Today, the population of krill also is threatened by an increased number of krill fisheries. The researchers say climate warming caused by humans also is reducing the sea organisms. They say this means the choice of foods for Adelie penguins has gotten smaller.
Mister Emslie works at the University of North Carolina in Wilmington, North Carolina. Mister Patterson is at the University of Saskatchewan in Saskatoon.
The retina is the sensory tissue in the back part of the eye. It gathers light and captures images from the lens, much like film in a camera. The retina processes these images into signals that travel through the optic nerve to the brain.
Diseases of the retina can cause vision loss over time.
A thirty-year-old listener in Vietnam says he cannot see well and doctors have told him he has retinal degeneration. This is the loss or destruction of the sensory tissue of the retina. Trinh Phuong Bac says he first developed problems in his right eye when he was a child. He would like to know more about this disease.
Emily Chew is a deputy division director at America's National Eye Institute. She says it is true what doctors have told our listener: there is no cure for retinal degeneration.
She says most cases are considered genetic. Scientists have been attempting to develop gene treatments for it. In recent years, there have been some reports of possible progress. But Doctor Chew says these studies of experimental gene therapies have only involved animals.
Recently, the National Eye Institute reported the findings of a study of diet and a disease called retinopathy. It says the omega-three fatty acids EPA and DHA, both found in fish, protected mice against the development and progression of retinopathy. The study showed that decreasing omega-six fatty acids in the diet also helped. The study was published recently in Nature Medicine.

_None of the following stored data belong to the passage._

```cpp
template <uint32_t T>
__global__ void __launch_bounds__(T) k_msm_order(const uint32_t *__restrict__ counts, const uint32_t *__restrict__ order_win,
                                                 uint32_t *cls_hist, MsmPlan plan, uint32_t *__restrict__ order) {
  const uint32_t tid = threadIdx.x, g = blockIdx.x, nb = plan.nb, K = plan.K;
  __shared__ uint32_t part[256];
  uint32_t *gh = cls_hist + (size_t)g * K * 768;
  const size_t gbase = (size_t)g * K * nb;
  uint32_t tot = 0;
  if (tid < 256) {
    for (uint32_t kk = 0; kk < K; kk++) tot += gh[kk * 768 + tid];
    part[tid] = tot;
  }
  __syncthreads();
  for (uint32_t off = 1; off < 256; off <<= 1) {
    uint32_t v = (tid < 256 && tid + off < 256) ? part[tid + off] : 0;
    __syncthreads();
    if (tid < 256) part[tid] += v;
    __syncthreads();
  }
  if (tid < 256) {
    uint32_t running = part[tid] - tot;
    for (uint32_t kk = 0; kk < K; kk++) {
      gh[kk * 768 + 512 + tid] = running - gh[kk * 768 + 256 + tid];
      running += gh[kk * 768 + tid];
    }
  }
  __syncthreads();
  const uint32_t n_all = K * nb;
  for (uint32_t i0 = tid; i0 < n_all; i0 += 4 * T) {
    uint32_t bk[4], cn[4];
#pragma unroll
    for (int u = 0; u < 4; u++) bk[u] = i0 + u * T < n_all ? order_win[gbase + i0 + u * T] : 0xffffffffu;
#pragma unroll
    for (int u = 0; u < 4; u++) cn[u] = bk[u] != 0xffffffffu ? counts[bk[u]] : 0u;
#pragma unroll
    for (int u = 0; u < 4; u++)
      if (bk[u] != 0xffffffffu) {
        const uint32_t i = i0 + u * T, kk = i >> (plan.c - 1u), q = i & (nb - 1u);
        order[gbase + (uint32_t)(q + gh[kk * 768 + 512 + (cn[u] < 255u ? cn[u] : 255u)])] = bk[u];
      }
  }
}
inline uint32_t msm_prelude_dig_cap(const MsmPlan &plan, uint32_t max_group_terms, uint32_t threads = BPP_SORT_THREADS) {
  const uint32_t fixed = 2u * plan.nb * 4u + (threads + 3u * 256u) * 4u;
  const uint32_t room = fixed + 1024u < 65536u ? (65536u - 1024u - fixed) / 2u : 0u;
  return max_group_terms < room ? max_group_terms : room;
}
inline size_t msm_prelude_lds(const MsmPlan &plan, uint32_t dig_cap) { return (size_t)2 * plan.nb * 4 + (size_t)((dig_cap + 1u) & ~1u) * 2; }

#ifndef BPP_ACC_WAVES
#define BPP_ACC_WAVES 3
#endif
__global__ void __launch_bounds__(64, BPP_ACC_WAVES) k_msm_accumulate(const uint32_t *__restrict__ sorted,
                                                       const uint32_t *__restrict__ starts,
                                                       const uint32_t *__restrict__ counts,
                                                       const uint32_t *__restrict__ order, PointTables tabs,
                                                       uint32_t per_group, uint32_t G, ge *__restrict__ buckets) {
  const uint32_t xcd = blockIdx.x & 7u, j = blockIdx.x >> 3;
  const uint32_t bpg = (per_group + 63u) / 64u;
  const uint32_t g = xcd + 8u * (j / bpg);
  const uint32_t slot = (j % bpg) * 64u + threadIdx.x;
  if (g >= G || slot >= per_group) return;
  const uint32_t bkt = order[(size_t)g * per_group + slot];
  const uint32_t a = starts[bkt], n = counts[bkt];
  if (n == 0) return;
  uint32_t e = sorted[a];
  niels q;
  niels_load_swapped(q, point_ptr(tabs, e & 0x7fffffffu), (e >> 31) != 0);
  ge acc;
  ge_from_niels_first(acc, q);
  fe_fence(acc.X);
  fe_fence(acc.Y);
  fe_fence(acc.T);
  if (n > 1) {
    e = sorted[a + 1];
    niels_load_swapped(q, point_ptr(tabs, e & 0x7fffffffu), (e >> 31) != 0);
  }
  uint32_t i = 1;
  while (i < n) {
    uint32_t e2 = e;
    niels q2;
    if (i + 1 < n) {
      e2 = sorted[a + i + 1];
      niels_load_swapped(q2, point_ptr(tabs, e2 & 0x7fffffffu), (e2 >> 31) != 0);
    }
    ge_madd_swapped(acc, acc, q, (e >> 31) != 0);
    if (++i >= n) break;
    if (i + 1 < n) {
      e = sorted[a + i + 1];
      niels_load_swapped(q, point_ptr(tabs, e & 0x7fffffffu), (e >> 31) != 0);
    }
    ge_madd_swapped(acc, acc, q2, (e2 >> 31) != 0);
    ++i;
  }
  buckets[bkt] = acc;
}

__global__ void __launch_bounds__(64) k_msm_window_rc(const ge *__restrict__ buckets, const uint32_t *__restrict__ counts,
                                                      MsmPlan plan, ge *__restrict__ W) {
  const uint32_t gk = blockIdx.x, lane = threadIdx.x;
  const uint32_t nb = plan.nb, lb = plan.c - 1;
  const uint32_t lBc = lb / 2, Bc = 1u << lBc, A = nb >> lBc;
  const size_t base = (size_t)gk * nb;
  __shared__ ge red[64];
  ge acc;
  ge_identity(acc);
  const bool is_row = lane < 32;
  const uint32_t idx = is_row ? lane : lane - 32;
  if (is_row ? (idx < A) : (idx < Bc)) {
    const uint32_t cnt = is_row ? Bc : A;
    for (uint32_t q = 0; q < cnt; q++) {
      const uint32_t j0 = is_row ? (Bc * idx + q) : (Bc * q + idx);
      if (counts[base + j0]) {
        const ge x = buckets[base + j0];
        ge_add(acc, acc, x);
      }
    }
  }
  red[lane] = acc;
  __syncthreads();
  const uint32_t half_n = is_row ? A : Bc;
  for (uint32_t off = 1; off < 32; off <<= 1) {
    ge y2;
    const bool act = idx + off < half_n;
    if (act) y2 = red[lane + off];
    __syncthreads();
    if (act) {
      ge_add(acc, acc, y2);
      red[lane] = acc;
    }
    __syncthreads();
  }
  if (is_row ? (idx == 0 || idx >= A) : (idx >= Bc)) ge_identity(acc);
  red[lane] = acc;
  __syncthreads();
  for (uint32_t off = 16; off >= 1; off >>= 1) {
    if (idx < off) {
      ge x = red[lane], y2 = red[lane + off];
      ge_add(x, x, y2);
      red[lane] = x;
    }
    __syncthreads();
  }
  if (lane == 0) {
    ge rows = red[0];
    const ge cols = red[32];
    if (lBc) ge_dbl_n(rows, rows, (int)lBc);
    ge_add(rows, rows, cols);
    W[gk] = rows;
  }
}

__global__ void __launch_bounds__(64) k_msm_window_rc2(const ge *__restrict__ buckets, const uint32_t *__restrict__ counts, MsmPlan plan,
                                                       uint32_t n_windows, ge *__restrict__ W) {
  const uint32_t lane = threadIdx.x;
  const uint32_t nb = plan.nb, lb = plan.c - 1;
  const uint32_t lBc = lb / 2, Bc = 1u << lBc, A = nb >> lBc;
  const bool is_row = lane < 32;
  const uint32_t sub = (lane >> 4) & 1u, idx = lane & 15u;
  const uint32_t gk = blockIdx.x * 2u + sub;
  const bool live = gk < n_windows;
  const size_t base = (size_t)gk * nb;
  __shared__ ge red[64];
  ge acc;
  ge_identity(acc);
  if (live && (is_row ? (idx < A) : (idx < Bc))) {
    const uint32_t cnt = is_row ? Bc : A;
    for (uint32_t q = 0; q < cnt; q++) {
      const uint32_t j0 = is_row ? (Bc * idx + q) : (Bc * q + idx);
      if (counts[base + j0]) {
        const ge x = buckets[base + j0];
        ge_add(acc, acc, x);
      }
    }
  }
  red[lane] = acc;
  __syncthreads();
  const uint32_t half_n = is_row ? A : Bc;
  for (uint32_t off = 1; off < 16; off <<= 1) {
    ge y2;
    const bool act = idx + off < half_n;
    if (act) y2 = red[lane + off];
    __syncthreads();
    if (act) {
      ge_add(acc, acc, y2);
      red[lane] = acc;
    }
    __syncthreads();
  }
  if (is_row ? (idx == 0 || idx >= A) : (idx >= Bc)) ge_identity(acc);
  red[lane] = acc;
  __syncthreads();
  for (uint32_t off = 8; off >= 1; off >>= 1) {
    if (idx < off) {
      ge x = red[lane], y2 = red[lane + off];
      ge_add(x, x, y2);
      red[lane] = x;
    }
    __syncthreads();
  }
  if (is_row && idx == 0 && live) {
    ge rows = red[lane];
    const ge cols = red[lane + 32];
    if (lBc) ge_dbl_n(rows, rows, (int)lBc);
    ge_add(rows, rows, cols);
    W[gk] = rows;
  }
}

__global__ void __launch_bounds__(64) k_msm_bitsum(const ge *__restrict__ buckets, const uint32_t *__restrict__ counts,
                                                   MsmPlan plan, ge *__restrict__ Q ) {
  const uint32_t b = blockIdx.x, k = blockIdx.y, g = blockIdx.z, lane = threadIdx.x;
  const uint32_t nb = plan.nb;
  const size_t base = ((size_t)g * plan.K + k) * nb;
  __shared__ ge red[64];
  ge acc;
  ge_identity(acc);
  for (uint32_t j = lane; j < nb; j += 64) {
    if ((((j + 1) >> b) & 1u) && counts[base + j] != 0) {
      const ge q = buckets[base + j];
      ge_add(acc, acc, q);
    }
  }
  red[lane] = acc;
  __syncthreads();
  for (uint32_t off = 32; off >= 1; off >>= 1) {
    if (lane < off) {
      ge x = red[lane], y2 = red[lane + off];
      ge_add(x, x, y2);
      red[lane] = x;
    }
    __syncthreads();
  }
  if (lane == 0) Q[((size_t)g * plan.K + k) * plan.c + b] = red[0];
}

__global__ void __launch_bounds__(64) k_msm_window(const ge *__restrict__ Q, MsmPlan plan, ge *__restrict__ W) {
  const uint32_t i = blockIdx.x * blockDim.x + threadIdx.x;
  if (i >= plan.G * plan.K) return;
  const ge *q = Q + (size_t)i * plan.c;
  ge acc = q[plan.c - 1];
  for (int b = (int)plan.c - 2; b >= 0; b--) {
    ge_dbl(acc, acc);
    const ge x = q[b];
    ge_add(acc, acc, x);
  }
  W[i] = acc;
}
// ... 420 lines not shown
```

Before: 27.74 million.

## Fuse MSM bucket ordering into the accumulate kernel for large MSMs

For the non-small MSM path, the separate k_msm_order kernel is skipped. A new k_msm_accumulate_ordered kernel computes each slot's bucket directly from the per-window class histograms. It builds a suffix sum over count classes in LDS, binary-searches the slot's class, then walks the windows to find the position in order_win. This removes one kernel launch and the global write and read of the order array, but every accumulate block redoes the histogram reduction and extra gathers. The path is on by default (fuse=-1) and can be turned off with BPP_FUSE=0.

```diff
diff --git a/bulletproofs-plus_amd/csrc/engine.hip b/bulletproofs-plus_amd/csrc/engine.hip
--- a/bulletproofs-plus_amd/csrc/engine.hip
+++ b/bulletproofs-plus_amd/csrc/engine.hip
@@ -499,7 +499,7 @@
   bpp_prove_profile pprof{};
   struct Options {
     int transcripts_wave = -1, tables_wave = -1, side_decompress = -1, msm_c_bias = -1, msm_c_max = -1, msm_c_add = -1, msm_rc2 = -1, msm_quad = -1, msm_final_quad = -1,
-        fb_threads = -1, prove_subs = -1, msm_split = -1, fused_columns = -1, prove_prio = -1, prove_fused = -1, static_gemm = -1, lazy_columns = -1, ct = -1, prove_parts = -1, prove_waves = -1, prove_fifo = -1, chain = -1, chain_test_zero = 0, wait = -1, ct_back = -1, chain_inline = -1, wide_in_lanes = -1;
+        fb_threads = -1, prove_subs = -1, msm_split = -1, fused_columns = -1, prove_prio = -1, prove_fused = -1, static_gemm = -1, lazy_columns = -1, ct = -1, prove_parts = -1, prove_waves = -1, prove_fifo = -1, chain = -1, chain_test_zero = 0, wait = -1, ct_back = -1, chain_inline = -1, wide_in_lanes = -1, fuse = -1;
   } opt;
   std::unique_ptr<Pipeline> pipe;
   std::mutex pipe_init_mu;
@@ -549,6 +549,7 @@
     {"wait", "BPP_WAIT", &bpp_ctx::Options::wait},
     {"chain_inline", "BPP_CHAIN_INLINE", &bpp_ctx::Options::chain_inline},
     {"wide_in_lanes", "BPP_WIDE_IN_LANES", &bpp_ctx::Options::wide_in_lanes},
+    {"fuse", "BPP_FUSE", &bpp_ctx::Options::fuse},
 };
 void options_from_env(bpp_ctx *c) {
   for (const OptionName &o : kOptions)
@@ -728,22 +729,28 @@
   const uint32_t per_group = plan.K * plan.nb;
   const bool small = w.split || (ctx->opt.msm_quad >= 0 ? ctx->opt.msm_quad != 0 : (size_t)plan.G * per_group <= 100000);
   const bool narrow = !small && w.max_group_terms <= BPP_SORT_SMALL_GROUP_TERMS;
+  const bool order_in_acc = !small && ctx->opt.fuse != 0;
   if (narrow) {
     const uint32_t dig_cap = msm_prelude_dig_cap(plan, w.max_group_terms, BPP_SORT_THREADS_SMALL);
     hipLaunchKernelGGL(k_msm_prelude<BPP_SORT_THREADS_SMALL>, dim3(8 * cdiv(plan.G, 8) * plan.K), dim3(BPP_SORT_THREADS_SMALL), msm_prelude_lds(plan, dig_cap), s,
                        scalars, w.term_sidx.p, w.term_pidx.p, w.group_off.p, plan, dig_cap, w.counts.p, w.starts.p, w.sorted.p, w.order_win.p, w.cls_hist.p);
-    hipLaunchKernelGGL(k_msm_order<BPP_SORT_THREADS_SMALL>, dim3(plan.G), dim3(BPP_SORT_THREADS_SMALL), 0, s, w.counts.p, w.order_win.p, w.cls_hist.p, plan,
-                       w.order.p);
+    if (!order_in_acc)
+      hipLaunchKernelGGL(k_msm_order<BPP_SORT_THREADS_SMALL>, dim3(plan.G), dim3(BPP_SORT_THREADS_SMALL), 0, s, w.counts.p, w.order_win.p, w.cls_hist.p,
+                         plan, w.order.p);
   } else {
     const uint32_t dig_cap = msm_prelude_dig_cap(plan, w.max_group_terms);
     hipLaunchKernelGGL(k_msm_prelude<BPP_SORT_THREADS>, dim3(8 * cdiv(plan.G, 8) * plan.K), dim3(BPP_SORT_THREADS), msm_prelude_lds(plan, dig_cap), s, scalars,
                        w.term_sidx.p, w.term_pidx.p, w.group_off.p, plan, dig_cap, w.counts.p, w.starts.p, w.sorted.p, w.order_win.p, w.cls_hist.p);
-    hipLaunchKernelGGL(k_msm_order<BPP_SORT_THREADS>, dim3(plan.G), dim3(BPP_SORT_THREADS), 0, s, w.counts.p, w.order_win.p, w.cls_hist.p, plan, w.order.p);
+    if (!order_in_acc)
+      hipLaunchKernelGGL(k_msm_order<BPP_SORT_THREADS>, dim3(plan.G), dim3(BPP_SORT_THREADS), 0, s, w.counts.p, w.order_win.p, w.cls_hist.p, plan, w.order.p);
   }
   if (tm) tm->mark(M_ORDER);
   if (small)
     hipLaunchKernelGGL(k_msm_accumulate_quad, dim3(cdiv(plan.G * per_group, 16)), dim3(64), 0, s, w.sorted.p, w.starts.p,
                        w.counts.p, w.order.p, tabs, plan.G * per_group, w.buckets.p);
+  else if (order_in_acc)
+    hipLaunchKernelGGL(k_msm_accumulate_ordered, dim3(8 * cdiv(plan.G, 8) * cdiv(per_group, 64)), dim3(64), 0, s, w.sorted.p, w.starts.p,
+                       w.counts.p, w.order_win.p, w.cls_hist.p, plan, tabs, w.buckets.p);
   else
     hipLaunchKernelGGL(k_msm_accumulate, dim3(8 * cdiv(plan.G, 8) * cdiv(per_group, 64)), dim3(64), 0, s, w.sorted.p, w.starts.p,
                        w.counts.p, w.order.p, tabs, per_group, plan.G, w.buckets.p);
diff --git a/bulletproofs-plus_amd/csrc/msm.h b/bulletproofs-plus_amd/csrc/msm.h
--- a/bulletproofs-plus_amd/csrc/msm.h
+++ b/bulletproofs-plus_amd/csrc/msm.h
@@ -184,17 +184,9 @@
 #ifndef BPP_ACC_WAVES
 #define BPP_ACC_WAVES 3
 #endif
-__global__ void __launch_bounds__(64, BPP_ACC_WAVES) k_msm_accumulate(const uint32_t *__restrict__ sorted,
-                                                       const uint32_t *__restrict__ starts,
-                                                       const uint32_t *__restrict__ counts,
-                                                       const uint32_t *__restrict__ order, PointTables tabs,
-                                                       uint32_t per_group, uint32_t G, ge *__restrict__ buckets) {
-  const uint32_t xcd = blockIdx.x & 7u, j = blockIdx.x >> 3;
-  const uint32_t bpg = (per_group + 63u) / 64u;
-  const uint32_t g = xcd + 8u * (j / bpg);
-  const uint32_t slot = (j % bpg) * 64u + threadIdx.x;
-  if (g >= G || slot >= per_group) return;
-  const uint32_t bkt = order[(size_t)g * per_group + slot];
+__device__ __forceinline__ void msm_bucket_sum(const uint32_t *__restrict__ sorted, const uint32_t *__restrict__ starts,
+                                               const uint32_t *__restrict__ counts, const PointTables &tabs, uint32_t bkt,
+                                               ge *__restrict__ buckets) {
   const uint32_t a = starts[bkt], n = counts[bkt];
   if (n == 0) return;
   uint32_t e = sorted[a];
@@ -227,6 +219,77 @@
     ++i;
   }
   buckets[bkt] = acc;
+}
+__global__ void __launch_bounds__(64, BPP_ACC_WAVES) k_msm_accumulate(const uint32_t *__restrict__ sorted,
+                                                       const uint32_t *__restrict__ starts,
+                                                       const uint32_t *__restrict__ counts,
+                                                       const uint32_t *__restrict__ order, PointTables tabs,
+                                                       uint32_t per_group, uint32_t G, ge *__restrict__ buckets) {
+  const uint32_t xcd = blockIdx.x & 7u, j = blockIdx.x >> 3;
+  const uint32_t bpg = (per_group + 63u) / 64u;
+  const uint32_t g = xcd + 8u * (j / bpg);
+  const uint32_t slot = (j % bpg) * 64u + threadIdx.x;
+  if (g >= G || slot >= per_group) return;
+  msm_bucket_sum(sorted, starts, counts, tabs, order[(size_t)g * per_group + slot], buckets);
+}
+
+__global__ void __launch_bounds__(64, BPP_ACC_WAVES) k_msm_accumulate_ordered(const uint32_t *__restrict__ sorted,
+                                                               const uint32_t *__restrict__ starts,
+                                                               const uint32_t *__restrict__ counts,
+                                                               const uint32_t *__restrict__ order_win,
+                                                               const uint32_t *__restrict__ cls_hist, MsmPlan plan,
+                                                               PointTables tabs, ge *__restrict__ buckets) {
+  const uint32_t K = plan.K, per_group = K * plan.nb, lane = threadIdx.x;
+  const uint32_t xcd = blockIdx.x & 7u, j = blockIdx.x >> 3;
+  const uint32_t bpg = (per_group + 63u) / 64u;
+  const uint32_t g = xcd + 8u * (j / bpg);
+  const uint32_t slot = (j % bpg) * 64u + lane;
+  if (g >= plan.G) return;
+  __shared__ uint32_t suf[257];
+  const uint32_t *gh = cls_hist + (size_t)g * K * 768;
+  uint4 t = make_uint4(0u, 0u, 0u, 0u);
+#pragma unroll 8
+  for (uint32_t kk = 0; kk < K; kk++) {
+    const uint4 v = *(const uint4 *)(gh + kk * 768u + 4u * lane);
+    t.x += v.x;
+    t.y += v.y;
+    t.z += v.z;
+    t.w += v.w;
+  }
+  const uint32_t own = t.x + t.y + t.z + t.w;
+  uint32_t hi = own;
+#pragma unroll
+  for (uint32_t off = 1; off < 64; off <<= 1) {
+    const uint32_t v = __shfl_down(hi, off, 64);
+    if (lane + off < 64u) hi += v;
+  }
+  const uint32_t above = hi - own;
+  suf[4u * lane + 3u] = above + t.w;
+  suf[4u * lane + 2u] = above + t.w + t.z;
+  suf[4u * lane + 1u] = above + t.w + t.z + t.y;
+  suf[4u * lane] = hi;
+  if (lane == 0) suf[256] = 0;
+  __syncthreads();
+  if (slot >= per_group) return;
+  uint32_t c = 0;
+#pragma unroll
+  for (uint32_t step = 128; step; step >>= 1)
+    if (suf[c + step] > slot) c += step;
+  uint32_t r = slot - suf[c + 1], kk = K;
+  for (uint32_t k0 = 0; k0 < K && kk == K; k0 += 8) {
+    uint32_t n[8];
+#pragma unroll
+    for (uint32_t u = 0; u < 8; u++) n[u] = k0 + u < K ? gh[(k0 + u) * 768u + c] : 0xffffffffu;
+#pragma unroll
+    for (uint32_t u = 0; u < 8; u++)
+      if (kk == K) {
+        if (r < n[u]) kk = k0 + u;
+        else r -= n[u];
+      }
+  }
+  if (kk == K) return;
+  const uint32_t pos = gh[kk * 768u + 256u + c] + r;
+  msm_bucket_sum(sorted, starts, counts, tabs, order_win[(size_t)g * per_group + kk * plan.nb + pos], buckets);
 }
 
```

The findings could be useful to research into retinopathy in humans, including a common cause of vision loss in diabetics. A separate form can lead to permanent blindness in babies born too early.
However, Doctor Chew says this study may have no connection to treating retinal degeneration. She also says there is disagreement about whether taking high levels of vitamin A could reduce the severity of the disease. She says one study suggested that vitamin A helped some people with retinitis pigmentosa. But she notes that other investigators have disputed these findings.
Retinitis pigmentosa, or R.P, is a form of retinal degeneration. R.P. is the name for a group of diseases that can be found as early as when a person is a teenager. People with R.P. have genes that give incorrect orders to cells that receive light. As a result, the retina can begin to self-destruct.